A virtual version of the microbe that causes tuberculosis could help 'revolutionise' TB treatment by unlocking the key to how a few cells remain resistant to drugs.
Professor Johnjoe McFadden and his team of scientists at the University of Surrey created the virtual TB bacillus in an effort to speed up the drug discovery process by identifying new protein targets for drugs and how some bacillus manage to fight off a drugs effect and significantly prolong the life of the microbe.
Prof. McFadden explained to DrugResearcher.com that these few 'persistent' cells keep the infection alive in a human for up to six months before succumbing to drugs while the vast majority of other microbes are killed within a few weeks. That delay can be enough to kill the patient.
However, no one knows exactly why these microbes are resistant and only last week the World Health Organisation warned that resistant forms of TB were becoming more widespread, sparking fears of a potential "untreatable epidemic".
A further problem is that although new drugs are clearly needed, drugs development is a slow process and perhaps more so with TB as the bacillus takes a long time to grow, meaning testing also takes longer.
The scientists decided to tackle both these problems through designing a tool that could perform experiments faster - within minutes instead of months - and try and find out what enzymes certain microbes use to fight of drugs.
"If we could find that out, it would revolutionise TB treatment," said Prof. McFadden. New treatments could be developed that destroy TB over a couple of months instead of a more typical six. If this were possible, millions of lives would be saved and it could even pave the way to eradicating the disease.
The first step towards building the model is to decide what to finally measure. The team settled on the flow of nutrients through the cell (such as glucose) to make biomass, as it is a good indicator of cell growth. Then, the scientists examine the entire genome of the pathogen to discover which genes are important to this process.
The function of each enzyme that is deemed important is then transformed into a set of linear equations to solve, explained Prof. McFadden. The scientists then use their expertise ("and a little guesswork," said Prof McFadden) to fill any gaps or dead-ends in the genome data.

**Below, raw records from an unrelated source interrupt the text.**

@@ -302,6 +371,10 @@
   if (AFF && tid < 2 * 16) {
     const int ci = tid & 15;
     s_sc[tid] = ci < nch ? (tid < 16 ? scale : shift)[(size_t)b * C + c0 + ci] : 0.f;
+  }
+  if (RES && tid >= 32 && tid < 64) {
+    const int ci = tid & 15;
+    s_sc[tid] = ci < nch ? (tid < 48 ? res_a : res_b)[(size_t)b * C + c0 + ci] : 0.f;
   }
   __syncthreads();
   int np = 0, nj = 0, buf_bytes = 0, D = 2;
@@ -314,8 +387,8 @@
   int mark[4] = {0, 0, 0, 0};
   auto ring_shape = [&]() {
     nj = (np * LP + NT - 1) / NT;
-    buf_bytes = nj * NT * 16;
-    D = nj == 0 ? 2 : min(min(dmax, 4), DVR_RING_BYTES / (nj ? buf_bytes : 1));
+    buf_bytes = (nj + (RES ? 1 : 0)) * NT * 16;
+    D = buf_bytes == 0 ? 2 : min(min(dmax, 4), DVR_RING_BYTES / (buf_bytes ? buf_bytes : 1));
     fits = nj <= DVR_NJ && D >= 2;
   };
   auto issue = [&](int ci) {
@@ -331,7 +404,14 @@
                      : "=&s"(keep) : "v"(gp), "s"(dst) : "memory");
       }
     }
-    ops += nj;
+    if (RES) {
+      const uint32_t dst = __builtin_amdgcn_readfirstlane(dst0 + nj * (NT * 16));
+      const float *gp = res + ((size_t)b * C + c0 + ci) * N + (tid * 4 < N ? tid * 4 : 0);
+      unsigned keep;
+      asm volatile("s_mov_b32 %0, m0\n\ts_mov_b32 m0, %2\n\ts_nop 0\n\tglobal_load_lds_dwordx4 %1, off nt\n\ts_mov_b32 m0, %0"
+                   : "=&s"(keep) : "v"(gp), "s"(dst) : "memory");
+    }
+    ops += nj + (RES ? 1 : 0);
     mark[ci % D] = ops;
   };
   if (MODE == 1) {
@@ -513,6 +593,24 @@
       }
     };
     if (wave_generic) gather(BoolT<true>{}); else gather(BoolT<false>{});
+    if (RES) {
+      const float ra = s_sc[32 + ci], rb = s_sc[48 + ci];
+      if (wave_generic) {
+        const float *rs = res + ((size_t)b * C + c0 + ci) * N;
+#pragma unroll
+        for (int p = 0; p < PP; ++p) {
+          const int i = tid + p * NT;
+          a4[p] = affine_swish_plus(i < N ? rs[i] : 0.f, ra, rb, a4[p]);
+        }
+      } else {
+        const uint32_t rbase = lbase + (uint32_t)(nj * (NT * 16));
+#pragma unroll
+        for (int p = 0; p < PP; ++p) {
+          const int i = tid + p * NT;
+          a4[p] = affine_swish_plus(*(lds_cfloat *)(uintptr_t)(rbase + (uint32_t)((i < N ? i : 0) * 4)), ra, rb, a4[p]);
+        }
+      }
+    }
 #pragma unroll
     for (int p = 0; p < PP; ++p) {
       const int i = tid + p * NT;
@@ -610,7 +708,7 @@
 
 constexpr int DVR_G = 8;
 constexpr size_t DVR_LDS = (size_t)DVR_RING_BYTES + (size_t)2 * (DVR_R * DVR_R * (DVR_R / DVR_G) / 32) * 4 +
-                           (size_t)(DVR_NJ * DVR_NT / (DVR_G / 4)) * 2 + 32 * 4 + 16;
+                           (size_t)(DVR_NJ * DVR_NT / (DVR_G / 4)) * 2 + 64 * 4 + 16;
 static int devox_ring_depth() {
   static const int d = getenv("LION_DEVOX_RING") ? atoi(getenv("LION_DEVOX_RING")) : 4;
   return d < 2 ? 2 : d;
@@ -620,14 +718,19 @@
 
 static int devox_launch(const float *coords, const float *feat, int B, int C, int N, int r,
                         int training, float *out, int32_t *inds, float *wgts, const float *scale,
-                        const float *shift, hipStream_t st) {
+                        const float *shift, hipStream_t st, const float *res = nullptr, const float *res_a = nullptr,
+                        const float *res_b = nullptr) {
   const int r2 = r * r;
   if (r == DVR_R && N <= 2048 && (((uintptr_t)feat) & 15) == 0) {
+    if (res && ((N & 3) != 0 || (((uintptr_t)res) & 15) != 0)) return LION_EUNSUPPORTED;
     int CT = 8;
     while (CT > 1 && (long)B * lion_cdiv(C, CT) < 256) CT >>= 1;
     dim3 grid(lion_cdiv(C, CT), B);
-    static LionLdsLimit cfgr0 = {}, cfgr1 = {};
-    if (scale) {
+    static LionLdsLimit cfgr0 = {}, cfgr1 = {}, cfgr2 = {};
+    if (res) {
+      if (int e = lion_dynamic_lds(&devox_ring_kernel<true, DVR_G, 0, true>, DVR_LDS, cfgr2)) return e;
+      devox_ring_kernel<true, DVR_G, 0, true><<<grid, DVR_NT, DVR_LDS, st>>>(coords, feat, C, N, CT, 0, out, inds, wgts, scale, shift, devox_ring_depth(), nullptr, res, res_a, res_b);
+    } else if (scale) {
       if (int e = lion_dynamic_lds(&devox_ring_kernel<true, DVR_G, 0>, DVR_LDS, cfgr1)) return e;
       devox_ring_kernel<true, DVR_G, 0><<<grid, DVR_NT, DVR_LDS, st>>>(coords, feat, C, N, CT, training, out, inds, wgts, scale, shift, devox_ring_depth(), nullptr);
     } else {
@@ -652,8 +755,16 @@
     dim3 grid(lion_cdiv(C, CT), B);
 #define DEVOX_SLAB(LD_)                                                                                    \
   {                                                                                                        \
-    static LionLdsLimit cfg0 = {}, cfg1 = {};                                                              \
-    if (scale) {                                                                                           \
+    static LionLdsLimit cfg0 = {}, cfg1 = {}, cfg2 = {}, cfg3 = {};                                        \
+    if (res && CI <= 2) {                                                                                  \
+      if (int e = lion_dynamic_lds(&devox_slab_kernel<LD_, true, 1>, lds, cfg2)) return e;                 \
+      devox_slab_kernel<LD_, true, 1><<<grid, 256, lds, st>>>(coords, feat, C, N, r, PX, XS, CT, CI, slab_floats, \
+                                                              0, out, inds, wgts, scale, shift, res, res_a, res_b); \
+    } else if (res) {                                                                                      \
+      if (int e = lion_dynamic_lds(&devox_slab_kernel<LD_, true, 2>, lds, cfg3)) return e;                 \
+      devox_slab_kernel<LD_, true, 2><<<grid, 256, lds, st>>>(coords, feat, C, N, r, PX, XS, CT, CI, slab_floats, \
+                                                              0, out, inds, wgts, scale, shift, res, res_a, res_b); \
+    } else if (scale) {                                                                                           \
       if (int e = lion_dynamic_lds(&devox_slab_kernel<LD_, true>, lds, cfg1)) return e;                    \
       devox_slab_kernel<LD_, true><<<grid, 256, lds, st>>>(coords, feat, C, N, r, PX, XS, CT, CI, slab_floats, \
                                                            training, out, inds, wgts, scale, shift);       \
@@ -671,6 +782,7 @@
     LION_LAUNCH_CHECK();
     return 0;
   }
+  if (res) return LION_EUNSUPPORTED;
   const int pt = lion_cdiv(N, 256);
   int ct = 16;
   while (ct > 2 && (long)B * pt * lion_cdiv(C, ct) < 2048) ct >>= 1;
@@ -704,6 +816,17 @@
   if (!coords || !feat || !out || !scale || !shift || B <= 0 || C <= 0 || N <= 0 || r <= 0) return LION_EINVAL;
   return devox_launch(coords, feat, B, C, N, r, 0, out, nullptr, nullptr, scale, shift,
                       static_cast<hipStream_t>(stream));
+}
+
+int lion_trilinear_devoxelize_affine_residual_forward(const float *coords, const float *feat, const float *scale,
+                                                      const float *shift, const float *res, const float *res_a,
+                                                      const float *res_b, int B, int C, int N, int r, float *out,
+                                                      lionStream_t stream) {
+  if (!coords || !feat || !out || !scale || !shift || !res || !res_a || !res_b || B <= 0 || C <= 0 || N <= 0 || r <= 0)
+    return LION_EINVAL;
+  if (out == res) return LION_EINVAL;
+  return devox_launch(coords, feat, B, C, N, r, 0, out, nullptr, nullptr, scale, shift, static_cast<hipStream_t>(stream),
+                      res, res_a, res_b);
 }
 
 size_t lion_devoxelize_plan_bytes(int B, int N, int r) {
@@ -751,6 +874,29 @@
   return 0;
 }
 
+int lion_trilinear_devoxelize_planned_residual_forward(const void *plan, size_t plan_bytes, const float *coords,
+                                                       const float *feat, const float *scale, const float *shift,
+                                                       const float *res, const float *res_a, const float *res_b, int B,
+                                                       int C, int N, int r, float *out, lionStream_t stream) {
+  if (!plan || !coords || !feat || !out || !scale || !shift || !res || !res_a || !res_b || B <= 0 || C <= 0 || N <= 0)
+    return LION_EINVAL;
+  if (out == res) return LION_EINVAL;
+  const size_t need = lion_devoxelize_plan_bytes(B, N, r);
+  if (!need || (((uintptr_t)plan) & 15) != 0 || (((uintptr_t)feat) & 15) != 0) return LION_EUNSUPPORTED;
+  if ((N & 3) != 0 || (((uintptr_t)res) & 15) != 0) return LION_EUNSUPPORTED;
+  if (plan_bytes < need) return LION_EWORKSPACE;
+  int CT = 8;
+  while (CT > 1 && (long)B * lion_cdiv(C, CT) < 256) CT >>= 1;
+  dim3 grid(lion_cdiv(C, CT), B);
+  unsigned char *pl = const_cast<unsigned char *>(static_cast<const unsigned char *>(plan));
+  static LionLdsLimit cfg = {};
+  if (int e = lion_dynamic_lds(&devox_ring_kernel<true, DVR_G, 1, true>, DVR_LDS, cfg)) return e;
+  devox_ring_kernel<true, DVR_G, 1, true><<<grid, DVR_NT, DVR_LDS, static_cast<hipStream_t>(stream)>>>(
+      coords, feat, C, N, CT, 0, out, nullptr, nullptr, scale, shift, devox_ring_depth(), pl, res, res_a, res_b);
+  LION_LAUNCH_CHECK();
+  return 0;
+}
+
 int lion_trilinear_devoxelize_backward(const float *gy, const int32_t *inds, const float *wgts,
                                        int B, int C, int N, int r3, float *gx,
                                        lionStream_t stream) {
diff --git a/lion_amd/csrc/pointwise.hip b/lion_amd/csrc/pointwise.hip
--- a/lion_amd/csrc/pointwise.hip
+++ b/lion_amd/csrc/pointwise.hip
@@ -59,10 +59,10 @@
   const int i = (blockIdx.x * 256 + threadIdx.x) * 4;
   if (i + 3 < L && (L & 3) == 0) {
     const float4 v = *reinterpret_cast<const float4 *>(p + i), w = *reinterpret_cast<const float4 *>(ad + i);
-    *reinterpret_cast<float4 *>(q + i) = make_float4(swishf(v.x * a + b) + w.x, swishf(v.y * a + b) + w.y,
-                                                     swishf(v.z * a + b) + w.z, swishf(v.w * a + b) + w.w);
-  } else {
-    for (int j = i; j < L && j < i + 4; ++j) q[j] = swishf(p[j] * a + b) + ad[j];
+    *reinterpret_cast<float4 *>(q + i) = make_float4(affine_swish_plus(v.x, a, b, w.x), affine_swish_plus(v.y, a, b, w.y),
+                                                     affine_swish_plus(v.z, a, b, w.z), affine_swish_plus(v.w, a, b, w.w));
+  } else {
+    for (int j = i; j < L && j < i + 4; ++j) q[j] = affine_swish_plus(p[j], a, b, ad[j]);
   }
 }
 
diff --git a/lion_amd/fused_ops.py b/lion_amd/fused_ops.py
--- a/lion_amd/fused_ops.py
+++ b/lion_amd/fused_ops.py
@@ -45,7 +45,7 @@
         return a, b_
 
 
-def conv3d_fused(x, conv, pro=None, want_stats=True, occ=None, prev_conv=None, split=None, fold=None):
+def conv3d_fused(x, conv, pro=None, want_stats=True, occ=None, prev_conv=None, split=None, fold=None, tconst=None):
     lib = _lib.load()
     b, cin, r = x.shape[0], x.shape[1], x.shape[2]
     cout = conv.out_channels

The network of mathematical problems that is eventually created also includes some data on the structure of the microbe in order to more accurately model its growth. All that remains now is to 'train' the model using real experimental data.
To do this, the scientists pooled years of research from around the globe and supplemented it with their own experiments using TB bacillus grown in a chemostat. This type of apparatus is used to ensure variables such as nutrient concentrations, pH and cell density are all kept constant throughout - in a 'steady state' to match the computer model.
The team measured the glucose uptake both in vivo and in silico to ensure they matched - which they did. These results are then validated further by repeating gene mutations, known to stop the bacillus growing in vivo, in the model and checking the results correlate. Once Prof. McFadden had examined the full "catalogue of mutations against inactivating that gene in the model", the final validation stage can begin.
Here the enzyme targets of existing TB drugs such as isoniazid and rifampicin are blocked in the model and the growth of the bacillus predicted. Again, the results matched the in vivo data, and the scientists decided the first design of the model was complete. The results are published in the Genome Biology journal and the model itself is freely available online here for other scientists to use to their hearts content.
Prof. McFadden went on to say that he hopes scientists will use it to predict potential new drugs targets against TB and since the virtual bacillus 'grows' in nanoseconds, experiments can take anywhere between fractions of a second to a few minutes, compared to months for the real thing.
Not only is it quicker though, it also enables researchers to examine the effects of blocking combinations of more than one enzyme - in effect examining the whole pathway of a drug's effect.
All of the 848 different biochemical reactions using 726 genes in the model can interact with each other and this incredibly complex network is impossible to manipulate in traditional experiments, explained Prof. McFadden. Instead, the power of a computer is needed to make sense of the 'explosion' of interactions.
"Our model is a much more realistic way of looking into an organism's biology than simply looking at the effect of a single gene," he said.
The scientists are now in the process of building a human cell to work alongside the bacillus cell to enable scientists to examine drug targets that will kill the pathogen while leaving a human cell intact. They also plan to add more biological measures to the models, such as virulence, as well as growth.
One current limitation of the model is its lack of chemistry. It cannot predict how well a drug candidate will block a certain target. However, once this is measured - using different computational or experimental techniques, the data can then be fed into the model to predict growth - just as in the validation step.
Ultimately, they would also like to combine the biology and chemistry aspects to develop a model that can predict how well a drug will work. At the very least, scientists from around the globe can now access a wealth of information about this deadly disease and hopefully design drugs that will consign it to a place in history.